■ **WHAT TO DO**
Write each line again exactly as it is, from the opening line of the records below through the one containing "k = j * (16 / h);", and add nothing.

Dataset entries
____________________

+__device__ __forceinline__ void fft32(float (&re)[T], float (&im)[T]) {
+#pragma unroll
+  for (int h = 16; h >= 1; h >>= 1) {
+#pragma unroll
+    for (int b = 0; b < T; b += 2 * h) {
+#pragma unroll
+      for (int j = 0; j < h; ++j) {
+        const int k = j * (16 / h);
+        const float c = (float)tw_cos(k), s = (float)tw_sin(k);
+        const float ur = re[b + j], ui = im[b + j], vr = re[b + j + h], vi = im[b + j + h];
+        re[b + j] = ur + vr; im[b + j] = ui + vi;
+        const float dr = ur - vr, di = ui - vi;
+        if (k == 0) { re[b + j + h] = dr; im[b + j + h] = di; }
+        else if (k == 8) { re[b + j + h] = di; im[b + j + h] = -dr; }
+        else { re[b + j + h] = dr * c + di * s; im[b + j + h] = di * c - dr * s; }
+      }
+    }
+  }
+}
+
+__global__ __launch_bounds__(NT) void corrfft_fwd_kernel(const CfftParams p) {
+  extern __shared__ __attribute__((aligned(16))) float L[];
+  const int tid = threadIdx.x, c = tid & (CG - 1), g = tid >> 5;
+  const int tile = blockIdx.x, c0 = blockIdx.y * CG;
+  const cfft::Tile t = cfft::tile_of(p.plan, tile);
+  const cfft::SegPlan& sp = p.plan.seg[t.seg];
+  const CfftSeg& sg = p.seg[t.seg];
+  const int H = sp.H, W = sp.W, wy = cfft::window_y(p.plan, t), wx = cfft::window_x(p.plan, t);
+  float re[T], im[T];
+  {
+    const int ya = wy + 2 * g, yb = ya + 1;
+    const bool oka = ya >= 0 && ya < H, okb = yb >= 0 && yb < H;
+    const float* img = sg.in + (size_t)t.n * H * W * sg.ld_in + c0 + c;
+#pragma unroll
+    for (int x = 0; x < T; ++x) {
+      const int xx = wx + x;
+      const bool okx = xx >= 0 && xx < W;
+      re[x] = oka && okx ? img[((size_t)ya * W + xx) * sg.ld_in] : 0.f;
+      im[x] = okb && okx ? img[((size_t)yb * W + xx) * sg.ld_in] : 0.f;
+    }
+  }
+  fft32(re, im);
+  {
+    float* ra = L + (2 * g) * RS + c;
+    float* rb = ra + RS;
+#pragma unroll
+    for (int k = 0; k < HB; ++k) {
+      const int a = br5(k), b = br5((T - k) & (T - 1));
+      ra[k * 64] = 0.5f * (re[a] + re[b]); ra[k * 64 + 32] = 0.5f * (im[a] - im[b]);
+      rb[k * 64] = 0.5f * (im[a] + im[b]); rb[k * 64 + 32] = 0.5f * (re[b] - re[a]);
+    }
+  }
+  __syncthreads();
+  if (g == 0) {
+#pragma unroll
+    for (int y = 0; y < T; ++y) { re[y] = L[y * RS + c]; im[y] = L[y * RS + 16 * 64 + c]; }
+  } else {
+#pragma unroll
+    for (int y = 0; y < T; ++y) { re[y] = L[y * RS + g * 64 + c]; im[y] = L[y * RS + g * 64 + 32 + c]; }
+  }
+  fft32(re, im);
+  if (g == 0) {
+#pragma unroll
+    for (int k = 0; k < T; ++k) {
+      const int a = br5(k), b = br5((T - k) & (T - 1));
+      L[k * RS + c] = 0.5f * (re[a] + re[b]); L[k * RS + 32 + c] = 0.5f * (im[a] - im[b]);
+      L[k * RS + 16 * 64 + c] = 0.5f * (im[a] + im[b]); L[k * RS + 16 * 64 + 32 + c] = 0.5f * (re[b] - re[a]);
+    }
+  } else {
+#pragma unroll
+    for (int k = 0; k < T; ++k) { L[k * RS + g * 64 + c] = re[br5(k)]; L[k * RS + g * 64 + 32 + c] = im[br5(k)]; }
+  }
+  __syncthreads();
+  const size_t tiles = (size_t)p.plan.tiles;
+#pragma unroll 1
+  for (int i = tid; i < T * HB * 16; i += NT) {
+    const int q = i & 7, pl = (i >> 3) & 1, bin = i >> 4, ky = bin / HB, kx = bin - ky * HB;
+    const f32x4 v = *reinterpret_cast<const f32x4*>(L + ky * RS + kx * 64 + pl * 32 + 4 * q);
+    *reinterpret_cast<f32x4*>(p.X + (((size_t)bin * tiles + tile) * 2 + pl) * p.Cin + c0 + 4 * q) = v;
+  }
+}
+
+constexpr int GEMM_NT = 128, GEMM_BM = 128;
+struct CfftGemm { const float* X; const float* B; float* Y; int M, bins, K2, mblocks; };
+
+__global__ __launch_bounds__(GEMM_NT) void corrfft_gemm_kernel(const CfftGemm p) {
+  const int b = blockIdx.x, xcd = b & 7, s = b >> 3;
+  const int bin = xcd + 8 * (s / p.mblocks), mb = s % p.mblocks;
+  if (bin >= p.bins) return;
+  const int lane = threadIdx.x & 63, wv = threadIdx.x >> 6, r = lane & 31, h = lane >> 5;
+  const int m0 = mb * GEMM_BM + wv * 64;
+  if (m0 >= p.M) return;
+  const int K2 = p.K2;
+  const float* A0 = p.X + ((size_t)bin * p.M + min(m0 + r, p.M - 1)) * K2 + 16 * h;
+  const float* A1 = p.X + ((size_t)bin * p.M + min(m0 + 32 + r, p.M - 1)) * K2 + 16 * h;
+  const float* Bp = p.B + ((size_t)bin * K2 + 16 * h) * 64 + r;
+  f32x16 acc[2][2];
+#pragma unroll
+  for (int i = 0; i < 2; ++i)
+#pragma unroll
+    for (int n = 0; n < 2; ++n)
+#pragma unroll
+      for (int q = 0; q < 16; ++q) acc[i][n][q] = 0.f;
+  f32x4 a0[2][4], a1[2][4];
+  float b0[2][16], b1[2][16];
+  auto load = [&](int k0, f32x4 (&x0)[4], f32x4 (&x1)[4], float (&y0)[16], float (&y1)[16]) {
+#pragma unroll
+    for (int j = 0; j < 4; ++j) {
+      x0[j] = *reinterpret_cast<const f32x4*>(A0 + k0 + 4 * j);
+      x1[j] = *reinterpret_cast<const f32x4*>(A1 + k0 + 4 * j);
+    }
+#pragma unroll
+    for (int e = 0; e < 16; ++e) { y0[e] = Bp[(size_t)(k0 + e) * 64]; y1[e] = Bp[(size_t)(k0 + e) * 64 + 32]; }
+  };
+  auto mac = [&](const f32x4 (&x0)[4], const f32x4 (&x1)[4], const float (&y0)[16], const float (&y1)[16]) {
+#pragma unroll
+    for (int e = 0; e < 16; ++e) {
+      const float u0 = x0[e >> 2][e & 3], u1 = x1[e >> 2][e & 3];
+      acc[0][0] = __builtin_amdgcn_mfma_f32_32x32x2f32(u0, y0[e], acc[0][0], 0, 0, 0);
+      acc[0][1] = __builtin_amdgcn_mfma_f32_32x32x2f32(u0, y1[e], acc[0][1], 0, 0, 0);
+      acc[1][0] = __builtin_amdgcn_mfma_f32_32x32x2f32(u1, y0[e], acc[1][0], 0, 0, 0);
+      acc[1][1] = __builtin_amdgcn_mfma_f32_32x32x2f32(u1, y1[e], acc[1][1], 0, 0, 0);
+    }
+  };
+  load(0, a0[0], a1[0], b0[0], b1[0]);
+#pragma unroll 1
+  for (int k0 = 0; k0 < K2; k0 += 64) {
+    load(k0 + 32, a0[1], a1[1], b0[1], b1[1]);
+    mac(a0[0], a1[0], b0[0], b1[0]);
+    if (k0 + 64 < K2) load(k0 + 64, a0[0], a1[0], b0[0], b1[0]);
+    mac(a0[1], a1[1], b0[1], b1[1]);
+  }
+  float* Yb = p.Y + (size_t)bin * p.M * 64 + r;
+#pragma unroll
+  for (int i = 0; i < 2; ++i)
+#pragma unroll
+    for (int q = 0; q < 16; ++q) {
+      const int row = m0 + 32 * i + (q & 3) + 8 * (q >> 2) + 4 * h;
+      if (row < p.M) { Yb[(size_t)row * 64] = acc[i][0][q]; Yb[(size_t)row * 64 + 32] = acc[i][1][q]; }
+    }
+}
+
+constexpr int INV_ROWS = 18;
+constexpr int INV_LDS = INV_ROWS * RS * 4;
+
+__global__ __launch_bounds__(NT) void corrfft_inv_kernel(const CfftParams p) {
+  extern __shared__ __attribute__((aligned(16))) float L[];
+  const int tid = threadIdx.x, r = tid & (CG - 1), g = tid >> 5;
+  const int tile = blockIdx.x, V = p.plan.V;
+  const cfft::Tile t = cfft::tile_of(p.plan, tile);
+  const cfft::SegPlan& sp = p.plan.seg[t.seg];
+  const CfftSeg& sg = p.seg[t.seg];
+  const size_t bs = (size_t)p.plan.tiles * 64;
+  const float* Y = p.Y + (size_t)tile * 64 + r;
+  float re[T], im[T];
+  if (g == 0) {
+#pragma unroll
+    for (int k = 0; k < T; ++k) {
+      const float* y0 = Y + (size_t)(k * HB) * bs;
+      const float* y16 = Y + (size_t)(k * HB + 16) * bs;
+      re[k] = y0[0] - y16[32]; im[k] = y0[32] + y16[0];
+    }
+  } else {
+#pragma unroll
+    for (int k = 0; k < T; ++k) {
+      const float* y = Y + (size_t)(k * HB + g) * bs;
+      re[k] = y[0]; im[k] = y[32];
+    }
+  }
+  fft32(im, re);
+  if (g == 0) {
+#pragma unroll
+    for (int y = 0; y < INV_ROWS; ++y) {
+      L[y * RS + r] = re[br5(y)]; L[y * RS + 32 + r] = 0.f;
+      L[y * RS + 16 * 64 + r] = im[br5(y)]; L[y * RS + 16 * 64 + 32 + r] = 0.f;
+    }
+  } else {
+#pragma unroll
+    for (int y = 0; y < INV_ROWS; ++y) { L[y * RS + g * 64 + r] = re[br5(y)]; L[y * RS + g * 64 + 32 + r] = im[br5(y)]; }
+  }
+  __syncthreads();
+  if (2 * g >= V) return;
+  const float* ga = L + (2 * g) * RS + r;
+  const float* gb = ga + RS;
+#pragma unroll
+  for (int k = 0; k < HB; ++k) {
+    const float ar = ga[k * 64], ai = ga[k * 64 + 32], br = gb[k * 64], bi = gb[k * 64 + 32];
+    re[k] = ar - bi; im[k] = ai + br;
+    if (k > 0 && k < T / 2) { re[T - k] = ar + bi; im[T - k] = br - ai; }
+  }
+  fft32(im, re);
+  const int H = sp.H, W = sp.W, ya = t.y0 + 2 * g;
+  const float sc = 1.f / (T * T);
+  float* o = sg.out + (size_t)t.n * H * W * sg.ld_out + r;
+#pragma unroll
+  for (int x = 0; x < INV_ROWS; ++x) {
+    const int xx = t.x0 + x;
+    if (x < V && xx < W) {
+      if (ya < H) o[((size_t)ya * W + xx) * sg.ld_out] = re[br5(x)] * sc;
+      if (ya + 1 < H) o[((size_t)(ya + 1) * W + xx) * sg.ld_out] = im[br5(x)] * sc;
+    }
+  }
+}
+
+int cfft_params(CfftParams& p, const char* what, const G6dCorrSeg* segs, int nseg, int C, int k, int Tw, bool fwd) {
+  if (!segs || nseg < 1 || nseg > cfft::MAX_SEG) { g6d_set_error("corr_fft: 1..4 segments expected"); return G6D_EINVAL; }
+  if (Tw != T || k != 15) { g6d_set_error("corr_fft: the kernels are built for T = 32, k = 15"); return G6D_EINVAL; }
+  int N[cfft::MAX_SEG], H[cfft::MAX_SEG], W[cfft::MAX_SEG];
+  for (int i = 0; i < nseg; ++i) { N[i] = segs[i].N; H[i] = segs[i].H; W[i] = segs[i].W; }
+  if (!cfft::make_plan(p.plan, Tw, k, nseg, N, H, W) || p.plan.V > INV_ROWS || (p.plan.V & 1)) { g6d_set_error("corr_fft: bad map sizes"); return G6D_EINVAL; }
+  for (int i = 0; i < nseg; ++i) {
+    const G6dCorrSeg& s = segs[i];
+    const bool ok = fwd ? (s.in && s.ld_in >= C && !(s.ld_in & 3) && g6d_aligned16(s.in)) : (s.out && s.ld_out >= C);
+    if (!ok) { g6d_set_error(what); return G6D_EINVAL; }
+    p.seg[i] = CfftSeg{s.in, s.out, s.ld_in, s.ld_out};
+  }
+  return G6D_OK;
+}
+}
+
+extern "C" int g6d_corr_fft_plan(const G6dCorrSeg* segs, int nseg, int Cin, int Cout, int k, int Tw, int64_t* out) {
+  if (!segs || !out || nseg < 1 || nseg > cfft::MAX_SEG || Cin < 1 || Cout < 1) { g6d_set_error("corr_fft_plan: bad arguments"); return G6D_EINVAL; }
+  int N[cfft::MAX_SEG], H[cfft::MAX_SEG], W[cfft::MAX_SEG], one[cfft::MAX_SEG];
+  for (int i = 0; i < nseg; ++i) { N[i] = segs[i].N; H[i] = segs[i].H; W[i] = segs[i].W; one[i] = 1; }
+  cfft::Plan p, q;
+  if (!cfft::make_plan(p, Tw, k, nseg, N, H, W) || !cfft::make_plan(q, Tw, k, nseg, one, H, W)) { g6d_set_error("corr_fft_plan: bad sizes"); return G6D_EINVAL; }
+  out[0] = p.tiles; out[1] = p.bins; out[2] = p.V;
+  out[3] = cfft::spectrum_bytes(Tw, p.tiles, Cin); out[4] = cfft::product_bytes(Tw, p.tiles, Cout); out[5] = cfft::filter_bytes(Tw, Cin, Cout);
+  out[6] = q.tiles;
+  out[7] = cfft::chunk_queries(Tw, q.tiles, Cin, 1 << 16);
+  return G6D_OK;
+}
+
+extern "C" int g6d_corr_fft_fwd(const G6dCorrSeg* segs, int nseg, int Cin, int k, int Tw, float* X, g6d_stream_t stream) {
+  CfftParams p = {};
+  if (int rc = cfft_params(p, "corr_fft_fwd: bad segment (fp32 channels-last maps, 16-byte aligned, ld_in % 4 == 0)", segs, nseg, Cin, k, Tw, true)) return rc;
+  if (!X || !g6d_aligned16(X) || Cin % CG) { g6d_set_error("corr_fft_fwd: Cin % 32 == 0 and an aligned spectrum expected"); return G6D_EINVAL; }
+  if (cfft::spectrum_bytes(Tw, p.plan.tiles, Cin) >= (1ll << 31)) { g6d_set_error("corr_fft_fwd: spectrum beyond 2 GB, launch fewer queries"); return G6D_ENOSPC; }
+  p.Cin = Cin; p.X = X;
+  g6d_allow_lds(reinterpret_cast<const void*>(&corrfft_fwd_kernel), FWD_LDS);
+  hipLaunchKernelGGL(corrfft_fwd_kernel, dim3(p.plan.tiles, Cin / CG), dim3(NT), FWD_LDS, static_cast<hipStream_t>(stream), p);
+  return g6d_check_launch("corr_fft_fwd");
+}
+
+extern "C" int g6d_corr_fft_gemm(const float* X, const float* B, float* Y, int tiles, int Cin, int Cout, int Tw, g6d_stream_t stream) {
+  if (!X || !B || !Y || tiles < 1 || Tw != T || Cout != 32 || Cin < 32 || Cin % 32 || !g6d_aligned16(X)) {
+    g6d_set_error("corr_fft_gemm: T = 32, 32 references, Cin % 32 == 0 expected"); return G6D_EINVAL;
+  }
+  if (cfft::spectrum_bytes(Tw, tiles, Cin) >= (1ll << 31)) { g6d_set_error("corr_fft_gemm: spectrum beyond 2 GB"); return G6D_ENOSPC; }
+  CfftGemm p = {X, B, Y, tiles, cfft::bins(Tw), 2 * Cin, (tiles + GEMM_BM - 1) / GEMM_BM};
+  static_assert(cfft::bins(T) % 8 == 0, "blocks of a bin stay on one XCD");
+  hipLaunchKernelGGL(corrfft_gemm_kernel, dim3(p.bins * p.mblocks), dim3(GEMM_NT), 0, static_cast<hipStream_t>(stream), p);
+  return g6d_check_launch("corr_fft_gemm");
+}
+
+extern "C" int g6d_corr_fft_inv(const G6dCorrSeg* segs, int nseg, int Cout, int k, int Tw, const float* Y, g6d_stream_t stream) {
+  CfftParams p = {};
+  if (int rc = cfft_params(p, "corr_fft_inv: bad segment (ld_out >= 32)", segs, nseg, Cout, k, Tw, false)) return rc;
+  if (!Y || Cout != CG) { g6d_set_error("corr_fft_inv: 32 references expected"); return G6D_EINVAL; }
+  p.Y = Y;
+  g6d_allow_lds(reinterpret_cast<const void*>(&corrfft_inv_kernel), INV_LDS);
+  hipLaunchKernelGGL(corrfft_inv_kernel, dim3(p.plan.tiles), dim3(NT), INV_LDS, static_cast<hipStream_t>(stream), p);
+  return g6d_check_launch("corr_fft_inv");
+}
diff --git a/gen6d_amd/csrc/corr_fft_plan.h b/gen6d_amd/csrc/corr_fft_plan.h
--- /dev/null
+++ b/gen6d_amd/csrc/corr_fft_plan.h
@@ -0,0 +1,64 @@
+#pragma once
+#include <stdint.h>
+
+#if defined(__HIPCC__) || defined(__CUDACC__)
+#define CFFT_HD __host__ __device__ inline
+#else
+#define CFFT_HD inline
+#endif
+
+namespace cfft {
+
+constexpr int MAX_SEG = 4;
+
+CFFT_HD constexpr bool valid_tk(int T, int K) { return (T == 32 || T == 64) && K >= 1 && (K & 1) && K < T; }
+CFFT_HD constexpr int valid_side(int T, int K) { return T - K + 1; }
+CFFT_HD constexpr int bins(int T) { return T * (T / 2 + 1); }
+
+struct SegPlan { int H, W, N, tiles_x, tiles_y, tpi, tile0; };
+struct Plan {
+  int T, K, V, bins, nseg, tiles;
+  SegPlan seg[MAX_SEG];
+};
+struct Tile { int seg, n, y0, x0; };
+
+CFFT_HD int ceil_div(int a, int b) { return (a + b - 1) / b; }
+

____________________

■ **SOLUTION TO THIS TASK**
+__device__ __forceinline__ void fft32(float (&re)[T], float (&im)[T]) {
+#pragma unroll
+  for (int h = 16; h >= 1; h >>= 1) {
+#pragma unroll
+    for (int b = 0; b < T; b += 2 * h) {
+#pragma unroll
+      for (int j = 0; j < h; ++j) {
+        const int k = j * (16 / h);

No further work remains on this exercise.